Spam flood
September 27, 2007 2:31 pm GeneralIt started about an hour ago, and I have now deleted 1500 bounce notifications which I’m receiving because some spammer is spoofing email addresses in a domain I own.
They’re coming in at a steady flow of about 50 a minute, and I’d really really like to make it stop. Anyone give me any hints? If I delete the MX record for the domain (there are no emails going there), will that do?
September 27th, 2007 at 2:52 pm
Deleting your MX record will take too long to have any noticeable results (see DNS refresh time).
On your mail server, you could just stop accepting email for that domain, or silently drop them.
September 27th, 2007 at 3:25 pm
Adding an SPF record to your DNS might help a bit, but most likely, the damage has been done, so all you have to deal with are the remaining bouncebacks from here on. Generally, the first day is by far the worst, second day is nasty, but after that you’ll only have to put up with the stragglers.
As long as you’re not on 56k, Just set up some email filters and wait it out… it’s happened to me a few times this year on a few different domains. I don’t think any of the domains were added to any blacklists or anything as a result, so after a few days when the bouncebacks were all done then it was OK.
September 27th, 2007 at 3:25 pm
AFAIK even deleting the MX entry you’d still have to wait for DNS to propagate. If I understood the situation clearly, the spammer is using your domain to send e-mail to that same domain?
Well why not put authenticated-SMTP? This way you would relay only authenticated smtp connections and not just the ones from your domain.
Cheers,
PP
September 27th, 2007 at 3:26 pm
Don’t accept mail for postmaster for a day?
September 27th, 2007 at 3:26 pm
But yeah, I think you can just delete the MX record and the mails will bounce again. 🙂
September 27th, 2007 at 3:27 pm
I don’t think that would help – don’t mailers use the A record if there is no MX record?
September 27th, 2007 at 3:27 pm
Set up SPF on the domain to say that it doesn’t send mail (or add a trusted SMTP server). Might reduce some of the volume at least.
September 27th, 2007 at 3:28 pm
Missing MX record = MX IP same as @ in DNS zone – won’t be that helpful 😉
September 27th, 2007 at 3:46 pm
Things like deleting DNS records, blocking bounce notifications, bla bla bla.. won’t stop the SPAM.
SMTP Relay and SMTP-Auth are the hint words in this case 🙂
September 27th, 2007 at 4:04 pm
Set the MX record to 127.0.0.something.
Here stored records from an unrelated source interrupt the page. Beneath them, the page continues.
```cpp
const char* gemm2_check(const ConvParams& p);
void launch_gemm2(const ConvParams& p, int cfg, hipStream_t s);
void set_gemm2_split_dbg(int v);
void set_gemm2_split_wreg(int v);
void set_gemm2_split_stream(int v);
void set_gemm2_split_stream4(int v);
bool gemm_sp_eligible(const ConvParams& p);
void set_gemm_sp_sched(int v);
void set_gemm_sp_few(int v);
void set_gemm_sp_epi(int v);
void set_gemm_sp_ks3(int v);
void set_gemm_sp_dbg(int v);
void set_gemm_sp_stag(int v);
void set_gemm_sp_stagger(int v);
void set_gemm_sp_stagger_groups(int v);
void set_qkv_attn_dbg(int v);
void set_qkv_attn_stamps(unsigned long long* dev_buf);
bool gemm_sp_ks3_eligible(const ConvParams& p);
void launch_gemm_sp_ks3(const ConvParams& p, int cfg, hipStream_t s);
void set_gemm_skx_ln_max_rows(int v);
void launch_gemm_sp(const ConvParams& p, int cfg, hipStream_t s);
void set_gemm2_split_cfg(int v);
void set_gemm2_split_few(int v);
void set_gemm2_split_reuse(int v);
void set_gemm2_x_ring3(int v);
const void* gelu_lut_for_current_device();
const void* gelu_hermite_lut_for_current_device();
bool gemm_skx_eligible(const ConvParams& p);
bool gemm_skx_ln_eligible(const ConvParams& p);
void launch_gemm_skx(const ConvParams& p, hipStream_t s);
const char* gemm_sk_check(const ConvParams& p);
void launch_gemm_sk(const ConvParams& p, hipStream_t s);
void set_skinny_max_rows(int m);
void set_mlp_store_nt(int v);
void set_mlp_stamps(unsigned long long* dev_buf);
void launch_dec_cross_attn_mfma(const bf16* q, const bf16* kvmem, bf16* out, int N, int R, hipStream_t s);
void launch_dec_cross_attn_split(const float* q, const float* kvmem, void* out_planes, int N, int R, hipStream_t s);
void set_dec_cross_rows_hsplit(int v);
void set_dec_cross_split(int v);
void set_dec_cross_crop(int v);
void set_dec_cross_mfma(int v);
void set_dec_self_refine(int v);
void set_conv3p_stamps(unsigned long long* dev_buf);
void set_gemm_ws_stamps(unsigned long long* dev_buf);
extern int g_store_policy;
void set_store_policy(int v);
bool conv1u_eligible(const ConvParams& p);
void launch_conv1u(const ConvParams& p, hipStream_t s);
void set_qkv_attn4(int v);
int qkv_attn4_enabled();
void set_qkv_attn4_stamps(unsigned long long* dev_buf);
void launch_qkv_attn4(const void* x_pairs, const void* w_planes, const float* bias, float inv_scale, void* out_planes, int N, hipStream_t s, const void* w_tiled, int x_tiled,
                      int out_tiled);
void set_gemm2_up_resident(int v);
void set_gemm2_up_2d(int v);
bool conv3h_eligible(const ConvParams& p);
void launch_conv3h(const ConvParams& p, hipStream_t s);
void set_conv3h_wgs_per_cu(int v);
void set_conv3h_stamps(unsigned long long* dev_buf);
void set_conv3p_head_persistent(int v);
void set_gemm_ws_dbg_flags(int f);
void set_gemm_ws_lean(int v);
int skinny_max_rows();
const char* gemm_ws_check(const ConvParams& p);
void launch_gemm_ws(const ConvParams& p, hipStream_t s);
void set_gemm_ws_min_rows(int m);
struct Conv3sParams {
  const bf16* in;
  const bf16* wgt;
  const float* bias;
  bf16* out;
  const bf16* w6; const float* b6;
  const bf16* w8; const float* b8;
  float* heat;
  int B, H, W;
};
const char* conv3s_check(const Conv3sParams& p);
void launch_conv3s(const Conv3sParams& p, hipStream_t s);
void set_conv3s_wgs_per_cu(int v);
const char* conv3p_check(const ConvParams& p);
void launch_conv3p(const ConvParams& p, hipStream_t s);
int conv3p_split_bn(const ConvParams& p);
// ... 131 lines not shown
```
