EXPORTS = [
    "smr_otu_part", "smr_otu_times", "smr_otu_sort_batch", "smr_fastx_denovo", "smr_report_add_otu", "smr_report_skip_otu", "smr_report_add_denovo", "smr_report_skip_denovo",
    "smr_params_default", "smr_params_refused", "smr_index_load_files", "smr_index_build", "smr_index_build_gpu", "smr_index_write_files", "smr_index_save", "smr_index_load_flat", "smr_index_selfcheck", "smr_index_free",
    "smr_index_get_info", "smr_minimal_score", "smr_minimal_score_split", "smr_refstats_corrected_split", "smr_reads_pack", "smr_reads_load_fastx", "smr_reads_load_fastx_mt", "smr_reads_load_fastx_text", "smr_reads_is_fastq", "smr_reads_record_text", "smr_reads_free", "smr_reads_slice",
    "smr_reads_digest", "smr_reads_count", "smr_reads_total_len", "smr_reads_min_len", "smr_reads_max_len", "smr_create", "smr_device_count", "smr_destroy",
    "smr_last_error", "smr_tuning_text", "smr_index_upload", "smr_index_check_device", "smr_index_pigeonhole", "smr_seed_tuples_fetch", "smr_seed_pool_info", "smr_cand_info_enable", "smr_cand_info", "smr_cand_routes", "smr_index_unload", "smr_batch_select", "smr_set_seed_mode", "smr_reads_upload", "smr_reads_upload_batch", "smr_reads_upload_fastx", "smr_reads_upload_fastx_batch", "smr_reads_upload_fastx_file", "smr_fastx_info", "smr_fastx_times", "smr_fastx_split", "smr_fastx_split_times", "smr_rows_part", "smr_rows_times", "smr_rows_fmt_batch", "smr_pairwise_part", "smr_pairwise_times", "smr_state_reset", "smr_align_part",
    "smr_traceback", "smr_counters", "smr_counters_device", "smr_state_import", "smr_state_export", "smr_counters_import", "smr_results_fetch", "smr_result_record", "smr_result_record_batch", "smr_counters_accumulate",
    "smr_result_is_hit", "smr_seed_scan", "smr_seed_hits_fetch", "smr_sw_selfcheck", "smr_sw_mode", "smr_walk_rounds", "smr_ssw_batch", "smr_sw16_batch", "smr_sw16_launches", "smr_sw_long_rows", "smr_cigar_batch", "smr_idcov_part", "smr_idcov_counters", "smr_idcov_counters_device", "smr_idcov_batch", "smr_prof_reset", "smr_prof_get", "smr_prof_kernels", "smr_refstats_corrected", "smr_report_open",
    "smr_report_set_db", "smr_report_set_part", "smr_report_add", "smr_report_add_pair", "smr_report_add_fastx", "smr_report_skip_fastx", "smr_report_add_rows", "smr_report_skip_rows", "smr_report_add_pairwise", "smr_report_skip_pairwise", "smr_report_set_cmdline", "smr_report_otu_count", "smr_report_otu_merge", "smr_report_close", "smr_report_last_error",
    "smr_summary_write", "smr_readstats_record", "smr_readstats_key",
]

_lib = None


def load(rebuild_if_stale=True):
    global _lib
    if _lib is not None:
        return _lib
    path = _build.LIB
    if rebuild_if_stale and _build.is_stale():
        path = _build.build_library()
    if not os.path.isfile(path):
        raise RuntimeError("libsmr_hip.so is missing; run sortmerna_amd/build.py (needs hipcc)")
    _lib = bind(C.CDLL(path))
    return _lib
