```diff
+                        for (int p = 1; p < np; p++) atomicAdd(&bins[pbase[p] + ((u32)(xb >> pshift[p]) & pmask[p])], inc);
+                    }
                 }
-            }
-            if constexpr (HI) {
-                if (h.sample) hits |= ((kd >> ssh) == sval ? 1u : 0u) << (15 - i);
-            } else if (h.sample && inc && (kd >> ssh) == sval) {
-                const u32 at = atomicAdd(h.sample_n, 1u);
-                if (at < h.sample_cap) h.sample[at] = kd;
-            }
-        }
-        hits &= V16;
-        if (HI && hits) {
-#pragma unroll
-            for (int i = 0; i < SH_NW; i++) {
-                if ((hits >> (15 - i)) & 1u) {
-                    const u64 x = (((u64)ww.xhi(i) << 32) | ww.xlo(i)) & mask, xb = (((u64)ww.bhi(i) << 32) | ww.blo(i)) & mask;
-                    const u64 kk = canon ? (x < xb ? x : xb) : x;
+                if (h.sample && inc && (kd >> ssh) == sval) {
                     const u32 at = atomicAdd(h.sample_n, 1u);
-                    if (at < h.sample_cap) h.sample[at] = kk;
+                    if (at < h.sample_cap) h.sample[at] = kd;
                 }
             }
         }
@@ -576,9 +647,8 @@
             const u32 j = p0 >> 4, s = p0 & 15u;
             const u64 sa = ((u64)sm.codes[j] << 32) | sm.codes[j + 1];
             const u64 sb = ((u64)sm.codes[j + 2] << 32) | sm.codes[j + 3];
-            u64 v = ((u64)sm.valid[j] << 48) | ((u64)sm.valid[j + 1] << 32) | ((u64)sm.valid[j + 2] << 16) | (u64)sm.valid[j + 3];
-            v = runs_of_k(v, K);
-            live = (__brev((u32)((v << s) >> (64 - NW))) >> (32 - NW)) & wlim;
+            const u32 v = (sm.valid[j] << 16) | sm.valid[j + 1];
+            live = (__brev((v << s) >> (32 - NW)) >> (32 - NW)) & wlim;
             if (T0 + p0 >= E) live = 0;
             WindowWords<NW> ww;
             ww.init(sa, sb, s, K);
@@ -824,9 +894,8 @@
             const u32 j = p0 >> 4, s = p0 & 15u;
             const u64 sa = ((u64)sm.codes[j] << 32) | sm.codes[j + 1];
             const u64 sb = ((u64)sm.codes[j + 2] << 32) | sm.codes[j + 3];
-            u64 v = ((u64)sm.valid[j] << 48) | ((u64)sm.valid[j + 1] << 32) | ((u64)sm.valid[j + 2] << 16) | (u64)sm.valid[j + 3];
-            v = runs_of_k(v, K);
-            live = (__brev((u32)((v << s) >> (64 - NW))) >> (32 - NW)) & wlim;
+            const u32 v = (sm.valid[j] << 16) | sm.valid[j + 1];
+            live = (__brev((v << s) >> (32 - NW)) >> (32 - NW)) & wlim;
             if (T0 + p0 >= E) live = 0;
             WindowWords<NW> ww;
             ww.init(sa, sb, s, K);
@@ -966,9 +1035,9 @@
     SHistArgs h = {};
     h.stream = stream; h.n_bytes = n_bytes; h.K = K; h.mode = mode; h.plan = plan;
     u32 nb = 0;
-    bool hi = 2 * K > 32;
-    for (int p = 0; p < plan.passes; p++) { h.binbase[p] = nb; nb += 1u << plan.bits[p]; if (plan.shift[p] < 32) hi = false; }
-    if (sample && sample_shift < 32) hi = false;
+    bool hi = 2 * K >= 32;
+    for (int p = 0; p < plan.passes; p++) { h.binbase[p] = nb; nb += 1u << plan.bits[p]; if (plan.shift[p] < 2 * K - 32) hi = false; }
+    if (sample && (sample_shift < 2 * K - 32 || sample_shift >= 2 * K)) hi = false;
     const bool both = mode == ZK_KEYS_BOTH;
     const u32 strands = both ? 2u : 1u;
     h.revbase = nb;
@@ -980,7 +1049,7 @@
     const bool wide = p0_wide(c);
     h.geom = p0_geom(wide);
     h.ranges = (u32)stream_ranges(c, wide);
-    h.split = wide ? 8 : 4;
+    h.split = wide ? 64 : 32;
     h.dbg_atomics = 2;
 #ifdef ZK_PHASES
     if (const char* e = getenv("ZK_HIST_ATOMICS")) h.dbg_atomics = atoi(e);
```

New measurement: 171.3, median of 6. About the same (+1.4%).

Or a private address (192.168.*.* or somesuch).
In the meantime, can your MTA just reject based on recipient address in the envelope address?
September 27th, 2007 at 4:34 pm
I have a similar problem from time to time. I am looking at using Sender Policy Framework but haven’t got very far with it yet.
September 27th, 2007 at 5:08 pm
Yeah, often mailsoftware falls back to the A record if no MX can be found. Just set it to 127.0.0.1, or don’t accept mail for that domain.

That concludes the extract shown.